- [TASK TO CARRY OUT]
Set down each line of the data below exactly.

- [GIVEN DATA]
──────────────────────────────

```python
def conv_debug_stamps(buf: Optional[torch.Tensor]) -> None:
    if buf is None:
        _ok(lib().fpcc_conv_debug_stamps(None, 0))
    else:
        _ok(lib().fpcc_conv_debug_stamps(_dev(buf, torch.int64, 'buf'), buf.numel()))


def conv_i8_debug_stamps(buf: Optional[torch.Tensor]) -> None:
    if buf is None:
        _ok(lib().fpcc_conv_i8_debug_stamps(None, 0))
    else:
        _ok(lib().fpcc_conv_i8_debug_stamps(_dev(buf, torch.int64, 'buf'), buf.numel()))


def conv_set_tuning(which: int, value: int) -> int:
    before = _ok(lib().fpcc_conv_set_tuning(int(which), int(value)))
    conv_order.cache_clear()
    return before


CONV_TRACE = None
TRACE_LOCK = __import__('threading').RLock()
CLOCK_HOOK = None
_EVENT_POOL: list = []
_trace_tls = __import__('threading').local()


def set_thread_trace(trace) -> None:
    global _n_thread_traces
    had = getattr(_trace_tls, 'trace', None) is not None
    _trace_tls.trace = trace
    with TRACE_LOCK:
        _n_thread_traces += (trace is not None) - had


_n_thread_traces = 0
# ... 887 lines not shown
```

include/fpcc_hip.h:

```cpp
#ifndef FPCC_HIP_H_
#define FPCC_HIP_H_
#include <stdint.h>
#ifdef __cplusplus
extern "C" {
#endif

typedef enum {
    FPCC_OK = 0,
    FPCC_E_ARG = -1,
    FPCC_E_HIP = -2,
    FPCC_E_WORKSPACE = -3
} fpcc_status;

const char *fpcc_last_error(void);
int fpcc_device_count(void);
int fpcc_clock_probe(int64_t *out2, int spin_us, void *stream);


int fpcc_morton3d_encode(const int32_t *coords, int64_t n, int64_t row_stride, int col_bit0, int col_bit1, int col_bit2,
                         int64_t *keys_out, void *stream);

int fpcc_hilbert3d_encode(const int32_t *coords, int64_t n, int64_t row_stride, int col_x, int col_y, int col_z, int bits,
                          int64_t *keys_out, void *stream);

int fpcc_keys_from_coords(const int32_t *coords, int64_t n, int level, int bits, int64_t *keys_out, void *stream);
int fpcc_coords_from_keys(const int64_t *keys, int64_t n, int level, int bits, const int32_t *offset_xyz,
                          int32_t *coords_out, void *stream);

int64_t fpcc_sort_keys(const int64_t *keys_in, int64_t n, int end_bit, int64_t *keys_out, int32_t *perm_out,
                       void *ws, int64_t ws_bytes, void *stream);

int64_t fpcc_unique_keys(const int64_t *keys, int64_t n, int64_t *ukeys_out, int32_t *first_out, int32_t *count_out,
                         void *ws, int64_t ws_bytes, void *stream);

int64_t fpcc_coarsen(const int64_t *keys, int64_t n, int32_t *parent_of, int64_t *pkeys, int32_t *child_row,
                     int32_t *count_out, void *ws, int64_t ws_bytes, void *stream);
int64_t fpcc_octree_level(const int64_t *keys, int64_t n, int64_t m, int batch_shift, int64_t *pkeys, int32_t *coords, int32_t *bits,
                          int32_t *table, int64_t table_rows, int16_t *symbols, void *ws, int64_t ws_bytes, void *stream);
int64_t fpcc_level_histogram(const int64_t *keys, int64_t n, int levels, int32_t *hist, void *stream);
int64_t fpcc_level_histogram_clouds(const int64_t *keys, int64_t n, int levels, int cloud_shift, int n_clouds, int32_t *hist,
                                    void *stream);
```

──────────────────────────────

- [PROBLEM SOLUTION]
```python
def conv_debug_stamps(buf: Optional[torch.Tensor]) -> None:
    if buf is None:
        _ok(lib().fpcc_conv_debug_stamps(None, 0))
    else:
        _ok(lib().fpcc_conv_debug_stamps(_dev(buf, torch.int64, 'buf'), buf.numel()))


def conv_i8_debug_stamps(buf: Optional[torch.Tensor]) -> None:
    if buf is None:
        _ok(lib().fpcc_conv_i8_debug_stamps(None, 0))
    else:
        _ok(lib().fpcc_conv_i8_debug_stamps(_dev(buf, torch.int64, 'buf'), buf.numel()))


def conv_set_tuning(which: int, value: int) -> int:
    before = _ok(lib().fpcc_conv_set_tuning(int(which), int(value)))
    conv_order.cache_clear()
    return before


CONV_TRACE = None
TRACE_LOCK = __import__('threading').RLock()
CLOCK_HOOK = None
_EVENT_POOL: list = []
_trace_tls = __import__('threading').local()


def set_thread_trace(trace) -> None:
    global _n_thread_traces
    had = getattr(_trace_tls, 'trace', None) is not None
    _trace_tls.trace = trace
    with TRACE_LOCK:
        _n_thread_traces += (trace is not None) - had


_n_thread_traces = 0
# ... 887 lines not shown
```

include/fpcc_hip.h:

```cpp
#ifndef FPCC_HIP_H_
#define FPCC_HIP_H_
#include <stdint.h>
#ifdef __cplusplus
extern "C" {
#endif

typedef enum {
    FPCC_OK = 0,
    FPCC_E_ARG = -1,
    FPCC_E_HIP = -2,
    FPCC_E_WORKSPACE = -3
} fpcc_status;

const char *fpcc_last_error(void);
int fpcc_device_count(void);
int fpcc_clock_probe(int64_t *out2, int spin_us, void *stream);


int fpcc_morton3d_encode(const int32_t *coords, int64_t n, int64_t row_stride, int col_bit0, int col_bit1, int col_bit2,
                         int64_t *keys_out, void *stream);

int fpcc_hilbert3d_encode(const int32_t *coords, int64_t n, int64_t row_stride, int col_x, int col_y, int col_z, int bits,
                          int64_t *keys_out, void *stream);

int fpcc_keys_from_coords(const int32_t *coords, int64_t n, int level, int bits, int64_t *keys_out, void *stream);
int fpcc_coords_from_keys(const int64_t *keys, int64_t n, int level, int bits, const int32_t *offset_xyz,
                          int32_t *coords_out, void *stream);

int64_t fpcc_sort_keys(const int64_t *keys_in, int64_t n, int end_bit, int64_t *keys_out, int32_t *perm_out,
                       void *ws, int64_t ws_bytes, void *stream);

int64_t fpcc_unique_keys(const int64_t *keys, int64_t n, int64_t *ukeys_out, int32_t *first_out, int32_t *count_out,
                         void *ws, int64_t ws_bytes, void *stream);

int64_t fpcc_coarsen(const int64_t *keys, int64_t n, int32_t *parent_of, int64_t *pkeys, int32_t *child_row,
                     int32_t *count_out, void *ws, int64_t ws_bytes, void *stream);
int64_t fpcc_octree_level(const int64_t *keys, int64_t n, int64_t m, int batch_shift, int64_t *pkeys, int32_t *coords, int32_t *bits,
                          int32_t *table, int64_t table_rows, int16_t *symbols, void *ws, int64_t ws_bytes, void *stream);
int64_t fpcc_level_histogram(const int64_t *keys, int64_t n, int levels, int32_t *hist, void *stream);
int64_t fpcc_level_histogram_clouds(const int64_t *keys, int64_t n, int levels, int cloud_shift, int n_clouds, int32_t *hist,
                                    void *stream);
```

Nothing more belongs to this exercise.